**Exercise**
Work out how many lines in the records include the word "merged", then answer with nothing but that number.

**Excerpted data**
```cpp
static int g_min_waves = 2048;
static int pick_rows(int dflt, int min_rows, int S, int rows_total, int batch, int min_waves = 0) {
    int rpw = dflt;
    const int strips = (S + kStripCols - 1) / kStripCols;
    if (min_waves <= 0) min_waves = g_min_waves;
    while (rpw > min_rows) {
// ... 166 lines not shown
    c->fuse_u16 = (N % 8) == 0 && !c->generic;
    c->clahe_raw = (params->flags & MUSICA_FLAG_CLAHE) && c->fuse_u16 && (N % 4) == 0 && env_int("MUSICA_CLAHE_FUSE", 1) != 0 &&
                   (cnr_scale(c->lv[0].S, c->lv[MUSICA_CNR_LEVEL].S) % 4) == 0;
    c->clahe_in_expand = env_int("MUSICA_CLAHE_IN_EXPAND", 1) != 0;
    c->clahe_one_apply = env_int("MUSICA_CLAHE_ONE_APPLY", 1) != 0;
    c->tiny_tail = env_int("MUSICA_TINY_TAIL", 1) != 0;
    c->grad_one_launch = env_int("MUSICA_GRAD_ONE_LAUNCH", 1) != 0;
    c->xcd_swizzle = env_int("MUSICA_XCD_SWIZZLE", 1) != 0 ? 1 : 0;
    c->xcd_regions = env_int("MUSICA_XCD_REGIONS", 1) != 0 ? 1 : 0;
    {
        const size_t texels = (size_t)c->B * N * N;
        const bool pays = texels >= ((params->flags & MUSICA_FLAG_LINEAR) ? (size_t)2 : (size_t)8) * 2048 * 2048;
        c->sd_fused = env_int("MUSICA_SDEV_IN_EXPAND", pays ? 1 : 0) != 0 && !c->generic;
    }
    c->pair_rb_sdev = env_int("MUSICA_PAIR_RB_SDEV", ((params->flags & MUSICA_FLAG_LINEAR) && (size_t)c->B * N * N >= (size_t)2 * 2048 * 2048) ? 1 : 0) != 0;
    c->sdev_one_launch = env_int("MUSICA_SDEV_ONE_LAUNCH", ((params->flags & MUSICA_FLAG_LINEAR) || c->B > 1) ? 1 : 0) != 0;
    c->fuse_gh = env_int("MUSICA_FUSE_GH", 1) != 0 && c->fuse_u16 && (!(params->flags & MUSICA_FLAG_CLAHE) || c->clahe_raw) &&
                 cnr_scale(c->lv[0].S, c->lv[MUSICA_CNR_LEVEL].S) == 8;
    tick.lap("streams + events");
    for_each_buffer(*c, *c, [&](auto& ptr, size_t count) { if (count) ok = ok && dalloc(c, &ptr, B * count); });
    ok = ok && dalloc(c, &c->d_cparams, (size_t)L);
    ok = ok && dalloc(c, &c->d_plot, (size_t)MUSICA_HIST_RENDER_WIDTH * MUSICA_HIST_RENDER_HEIGHT);
    tick.lap("device buffers");
    ok = ok && hipMemcpy(c->d_cparams, c->h_cparams, sizeof(musica_contrast_params) * L, hipMemcpyHostToDevice) == hipSuccess;
    tick.lap("parameter upload");
    if (!ok) {
        fail("musica_create: device allocation failed (%s)", hipGetErrorString(hipGetLastError()));
        musica_destroy(c);
        return nullptr;
    }
// ... 5 lines not shown
    return c;
}

uint32_t musica_get_image_size(const musica_ctx* c) { return c ? (uint32_t)c->N : 0; }
uint32_t musica_get_levels(const musica_ctx* c) { return c ? (uint32_t)c->L : 0; }
uint32_t musica_get_batch(const musica_ctx* c) { return c ? (uint32_t)c->B : 0; }
int musica_get_dispatch(const musica_ctx* c, int* streams, int* graph) {
    if (!c) return 0;
    if (streams) *streams = c->dag == 0 ? 1 : 2;
    if (graph) *graph = c->use_graph ? 1 : 0;
    return 1;
}
int musica_fuses_gradation_histogram(const musica_ctx* c) { return (c && c->fuse_gh && !c->generic) ? 1 : 0; }
int musica_fuses_reduce_band(const musica_ctx* c) { return (c && rb_level(c, 0)) ? 1 : 0; }
int musica_fuses_sdev(const musica_ctx* c) { return (c && c->sd_fused && rb_level(c, 0)) ? 1 : 0; }
int musica_get_paired_levels(const musica_ctx* c) { return (c && c->dag == 0) ? rb_sdev_pairs(c, tail_first(c)) : 0; }
uint32_t musica_get_level_size(const musica_ctx* c, uint32_t level) { return (c && (int)level <= c->L) ? (uint32_t)c->lv[level].S : 0; }

}

struct Span {
    musica_ctx* c;
    ProfSpan* s;
    hipStream_t st;
    Span(musica_ctx* ctx, int id) : c(ctx), s(nullptr), st(ctx->cur) {
        if (!((c->profiling >> id) & 1u)) return;
        if (c->spans_used == c->spans.size()) {
            ProfSpan n;
            n.id = id;
            hipEventCreate(&n.a);
// ... 30 lines not shown
    }
    c->norm_valid = false;
    if (!c->fuse_u16 || (c->d_clahe_hist && !c->clahe_raw)) {
        Span sp(c, MUSICA_KERNEL_NORMALIZE);
        launch_normalize(c->stream, c->cur_input, c->d_norm, c->lv[0], c->d_minmax, c->min_chain_exact, c->B);
        c->norm_valid = true;
    }
}
static void ensure_normalized(musica_ctx* c) {
    if (c->norm_valid) return;
    launch_normalize(c->stream, c->cur_input, c->d_norm, c->lv[0], c->d_minmax, c->min_chain_exact, c->B);
    c->norm_valid = true;
}

static bool rb_level(const musica_ctx* c, int i) { return !c->generic && c->lv[i].S >= 8 && (c->lv[i].S % 8) == 0; }
static void run_reduce_band(musica_ctx* c, int i, int rows) {
    if (i == 0)
        launch_reduce_band_u16(c->cur, c->cur_input, c->d_down[0], c->d_band[0], c->lv[0], c->lv[1], c->B, rows, c->d_minmax, c->min_chain_exact, c->d_le090,
                               c->xcd_swizzle);
    else
        launch_reduce_band(c->cur, level_input(c, i), c->d_down[i], c->d_band[i], c->lv[i], c->lv[i + 1], c->B, rows, c->xcd_swizzle);
}
static void run_reduce_and_band(musica_ctx* c, int i) {
    if (rb_level(c, i)) { Span sp(c, i == 0 ? MUSICA_KERNEL_REDUCE_L0 : MUSICA_KERNEL_REDUCE_REST); run_reduce_band(c, i, c->rows_rb[i]); return; }
    { Span sp(c, i == 0 ? MUSICA_KERNEL_REDUCE_L0 : MUSICA_KERNEL_REDUCE_REST); launch_reduce(c->cur, level_input(c, i), c->lv[i], c->d_down[i], c->lv[i + 1], c->B, true, i == 0 ? 0 : 1, c->xcd_swizzle, c->xcd_regions, c->ref_order); }
    { Span sp(c, i == 0 ? MUSICA_KERNEL_BAND_L0 : MUSICA_KERNEL_BAND_REST); launch_band(c->cur, level_input(c, i), c->d_down[i], c->d_band[i], c->lv[i], c->lv[i + 1], c->B, c->ref_order); }
}
static bool sd_level(const musica_ctx* c, int i) { return c->sd_active && i < MUSICA_CNR_LEVEL && rb_level(c, i); }
static void run_sdev_level(musica_ctx* c, int i, int rows) {
    if (c->ref_order) {
        launch_sdev_literal(c->cur, c->d_band[i], c->d_sdev[i], c->lv[i], c->B);
        launch_noise_hist_only(c->cur, c->d_sdev[i], c->lv[i], c->d_noise_hist + (size_t)i * MUSICA_NOISE_BINS, (size_t)4 * MUSICA_NOISE_BINS, c->hist_cov, c->B);
// ... 63 lines not shown
    const float* band[kSdevRunLevelsMax];
    float* sdev[kSdevRunLevelsMax];
    uint32_t* hist[kSdevRunLevelsMax];
    LevelDesc lv[kSdevRunLevelsMax];
    int rows[kSdevRunLevelsMax];
    int n = 0;
    for (int i = first; i <= MUSICA_CNR_LEVEL; i++, n++) {
        band[n] = c->d_band[i]; sdev[n] = sd_level(c, i) ? nullptr : c->d_sdev[i]; lv[n] = c->lv[i];
        hist[n] = c->d_noise_hist + (size_t)i * MUSICA_NOISE_BINS;
        rows[n] = c->rows_sdev[i] > 0 ? c->rows_sdev[i] : 0;
    }
    launch_sdev_hist_levels(c->cur, n, band, sdev, lv, hist, rows, (size_t)4 * MUSICA_NOISE_BINS, c->hist_cov, c->B, c->xcd_swizzle);
}
static void enqueue_analysis(musica_ctx* c, hipStream_t st = nullptr) {
    if (!st) st = c->stream;
    if (c->sdev_one_launch && !c->ref_order && !c->tuning) {
        { Span sp(c, MUSICA_KERNEL_SDEV_HIST); run_sdev_all_levels(c); }
        Span sp2(c, MUSICA_KERNEL_CURVES);
        launch_curves_cnr(st, c->d_noise_hist, (size_t)4 * MUSICA_NOISE_BINS, c->d_noise_max, c->d_curves, c->d_cparams, c->L, c->B, c->d_luts,
                          c->d_sdev[MUSICA_CNR_LEVEL], c->d_cnr, c->lv[MUSICA_CNR_LEVEL], c->d_minmax, c->min_chain_exact, c->d_thr090);
        return;
    }
    int merged = sdev_runs_from(c);
    if (merged >= MUSICA_CNR_LEVEL) merged = MUSICA_CNR_LEVEL + 1;
    for (int i = 0; i < merged; i++) {
        Span sp(c, MUSICA_KERNEL_SDEV_HIST);
        run_sdev_level(c, i, c->rows_sdev[i]);
    }
    if (merged <= MUSICA_CNR_LEVEL) {
        Span sp(c, MUSICA_KERNEL_SDEV_HIST);
        run_sdev_levels(c, merged);
    }
    {
        Span sp(c, MUSICA_KERNEL_CURVES);
        launch_curves_cnr(st, c->d_noise_hist, (size_t)4 * MUSICA_NOISE_BINS, c->d_noise_max, c->d_curves, c->d_cparams, c->L, c->B, c->d_luts,
                          c->d_sdev[MUSICA_CNR_LEVEL], c->d_cnr, c->lv[MUSICA_CNR_LEVEL], c->d_minmax, c->min_chain_exact, c->d_thr090);
    }
}

static ExpandArgs expand_args(musica_ctx* c, int lvl, float* dst) {
// ... 89 lines not shown
        return;
    }
    { Span sp(c, MUSICA_KERNEL_GRAD_APPLY); launch_grad_apply(c->stream, c->d_recon[0], c->d_graded, l0, c->d_gcurve, c->B); }
}

static void run_rb_sdev_pair(musica_ctx* c, int i) {
    const int r = i + 1;
    RbSdevArgs a;
    a.fine = level_input(c, r); a.down = c->d_down[r]; a.band = c->d_band[r];
    a.S = c->lv[r].S; a.pitch = c->lv[r].pitch; a.plane = c->lv[r].plane;
    a.Sc = c->lv[r + 1].S; a.cpitch = c->lv[r + 1].pitch; a.cplane = c->lv[r + 1].plane;
    a.rows_rb = c->rows_rb[r];
    a.sl.band = c->d_band[i]; a.sl.sdev = sd_level(c, i) ? nullptr : c->d_sdev[i];
    a.sl.hist = c->d_noise_hist + (size_t)i * MUSICA_NOISE_BINS;
    a.sl.rows = c->rows_sdev[i] > 0 ? c->rows_sdev[i] : 0;
    a.hist_stride = (size_t)4 * MUSICA_NOISE_BINS; a.cov = c->hist_cov; a.swz = c->xcd_swizzle;
    launch_rb_sdev(c->cur, a, c->lv[i], c->B);
}
static bool pairs_rb_sdev(const musica_ctx* c) { return c->pair_rb_sdev && !c->ref_order && !c->generic && !c->tuning; }
static int rb_sdev_pairs(const musica_ctx* c, int T) {
    if (!pairs_rb_sdev(c)) return 0;
    int n = 0;
    while (n <= MUSICA_CNR_LEVEL && n + 1 < T && rb_level(c, n) && rb_level(c, n + 1)) n++;
    return n;
}
static void enqueue_linear_paired(musica_ctx* c) {
    c->cur = c->stream;
    enqueue_norm(c, true);
    const int T = tail_first(c);
    run_reduce_and_band(c, 0);
    const int pairs = rb_sdev_pairs(c, T);
    int i = 0;
    for (; i < pairs; i++) {
        Span sp(c, MUSICA_KERNEL_SDEV_HIST);
        run_rb_sdev_pair(c, i);
    }
    for (int r = i + 1; r < T; r++) run_reduce_and_band(c, r);
    if (T < c->L) run_tiny_tail(c, T);
    if (i <= MUSICA_CNR_LEVEL) { Span sp(c, MUSICA_KERNEL_SDEV_HIST); run_sdev_all_levels(c, i); }
    {
        Span sp(c, MUSICA_KERNEL_CURVES);
        launch_curves_cnr(c->stream, c->d_noise_hist, (size_t)4 * MUSICA_NOISE_BINS, c->d_noise_max, c->d_curves, c->d_cparams, c->L, c->B, c->d_luts,
                          c->d_sdev[MUSICA_CNR_LEVEL], c->d_cnr, c->lv[MUSICA_CNR_LEVEL], c->d_minmax, c->min_chain_exact, c->d_thr090);
    }
    enqueue_expand(c, true, T - 1);
    enqueue_gradation(c, true);
}
static void enqueue_linear(musica_ctx* c) {
    if (pairs_rb_sdev(c)) { enqueue_linear_paired(c); return; }
    c->cur = c->stream;
    enqueue_norm(c, true);
    const int T = enqueue_reduce_from(c, 0);
    enqueue_analysis(c);
// ... 1130 lines not shown
```

metamorphic_testing_of_the_musica_algorithm_for_x_ray_image_processing_amd/processing.py:

```python
import ctypes as C
import math
import os

import numpy as np

_HERE = os.path.dirname(os.path.abspath(__file__))
LIB_PATH = os.path.join(_HERE, "libmusica_hip.so")
CLI_PATH = os.path.join(_HERE, "musica-standalone")

MAX_POINTS = 256
NOISE_BINS = 2048
GRAD_BINS = 1024
OUT_MARGIN = 10

HIST_RENDER_WIDTH, HIST_RENDER_HEIGHT = 512, 128

FLAG_CLAHE = 0x1
FLAG_NO_GRAPH = 0x2
FLAG_GENERIC_KERNELS = 0x4
FLAG_NO_AUTOTUNE = 0x8
FLAG_LINEAR = 0x10
FLAG_REFERENCE_ORDER = 0x20
FLAG_ONE_SHOT = 0x40

# ... 221 lines not shown


_VP = C.c_void_p
_U8P, _U16P, _U32P, _F32P = C.POINTER(C.c_uint8), C.POINTER(C.c_uint16), C.POINTER(C.c_uint32), C.POINTER(C.c_float)
ABI = {
    "musica_create": (_VP, [C.POINTER(Params)]),
    "musica_destroy": (None, [_VP]),
    "musica_get_image_size": (C.c_uint32, [_VP]),
    "musica_get_levels": (C.c_uint32, [_VP]),
    "musica_get_batch": (C.c_uint32, [_VP]),
    "musica_get_level_size": (C.c_uint32, [_VP, C.c_uint32]),
    "musica_fuses_gradation_histogram": (C.c_int, [_VP]),
    "musica_fuses_reduce_band": (C.c_int, [_VP]),
    "musica_fuses_sdev": (C.c_int, [_VP]),
    "musica_get_paired_levels": (C.c_int, [_VP]),
    "musica_get_dispatch": (C.c_int, [_VP, C.POINTER(C.c_int), C.POINTER(C.c_int)]),
    "musica_execute": (C.c_int, [_VP, _U16P]),
    "musica_execute_device": (C.c_int, [_VP, _VP]),
    "musica_execute_stream": (C.c_int, [_VP, C.POINTER(_VP), C.c_uint32, C.POINTER(Stats)]),
    "musica_host_alloc": (_VP, [_VP, C.c_size_t]),
    "musica_host_free": (None, [_VP, _VP]),
    "musica_upload": (C.c_int, [_VP, _U16P]),
    "musica_input_device_ptr": (_VP, [_VP]),
    "musica_sync": (C.c_int, [_VP]),
    "musica_get_graded": (C.c_int, [_VP, _F32P]),
    "musica_save_out_image": (C.c_int, [_VP, C.c_uint32, C.c_char_p]),
    "musica_get_out_pixels": (C.c_int, [_VP, C.c_uint32, _U8P]),
    "musica_get_image": (C.c_int, [_VP, C.c_uint32, C.c_int, C.c_uint32, _F32P]),
    "musica_image_side": (C.c_uint32, [_VP, C.c_int, C.c_uint32]),
    "musica_get_noise_hist": (C.c_int, [_VP, C.c_uint32, C.c_uint32, _U32P]),
# ... 317 lines not shown
        self._ok(self._lib.musica_get_clahe_hist(self._h, image_index, out.ctypes.data_as(_U32P)), "musica_get_clahe_hist")
        return out

    def clahe_curves(self, image_index=0):
        out = np.empty((4, 4, 256, 2), dtype=np.float32)
        self._ok(self._lib.musica_get_clahe_curves(self._h, image_index, C.cast(out.ctypes.data, C.POINTER(Point))), "musica_get_clahe_curves")
        return out

    def dispatch(self):
        st, g = C.c_int(0), C.c_int(0)
        self._lib.musica_get_dispatch(self._h, C.byref(st), C.byref(g))
        return st.value, bool(g.value)

    def dispatch_text(self):
        st, g = self.dispatch()
        return "%s, %s" % ({1: "one stream", 2: "two streams (analysis beside the reduce tail)"}[st],
                           "hipGraph replay" if g else "eager launches")

    def fuses_gradhist(self):
        return self._lib.musica_fuses_gradation_histogram(self._h) == 1

    def fuses_sdev(self):
        return self._lib.musica_fuses_sdev(self._h) == 1

    def paired_levels(self):
        return self._lib.musica_get_paired_levels(self._h)

    def fuses_reduce_band(self):
        return self._lib.musica_fuses_reduce_band(self._h) == 1

    def export_out(self, d_dst, first=0, count=None, fmt=OUT_U8, row_pitch=0, image_pitch=0):
        count = self.batch - int(first) if count is None else int(count)
        rows, width = out_geometry(self.imageSize, fmt)
        row_pitch = int(row_pitch) or width
        image_pitch = int(image_pitch) or row_pitch * rows
        self._ok(self._lib.musica_export_out(self._h, int(first), count, int(fmt), d_dst, row_pitch, image_pitch), "musica_export_out")

    def stream_wait(self, stream=None):
# ... 414 lines not shown
```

**Response**
5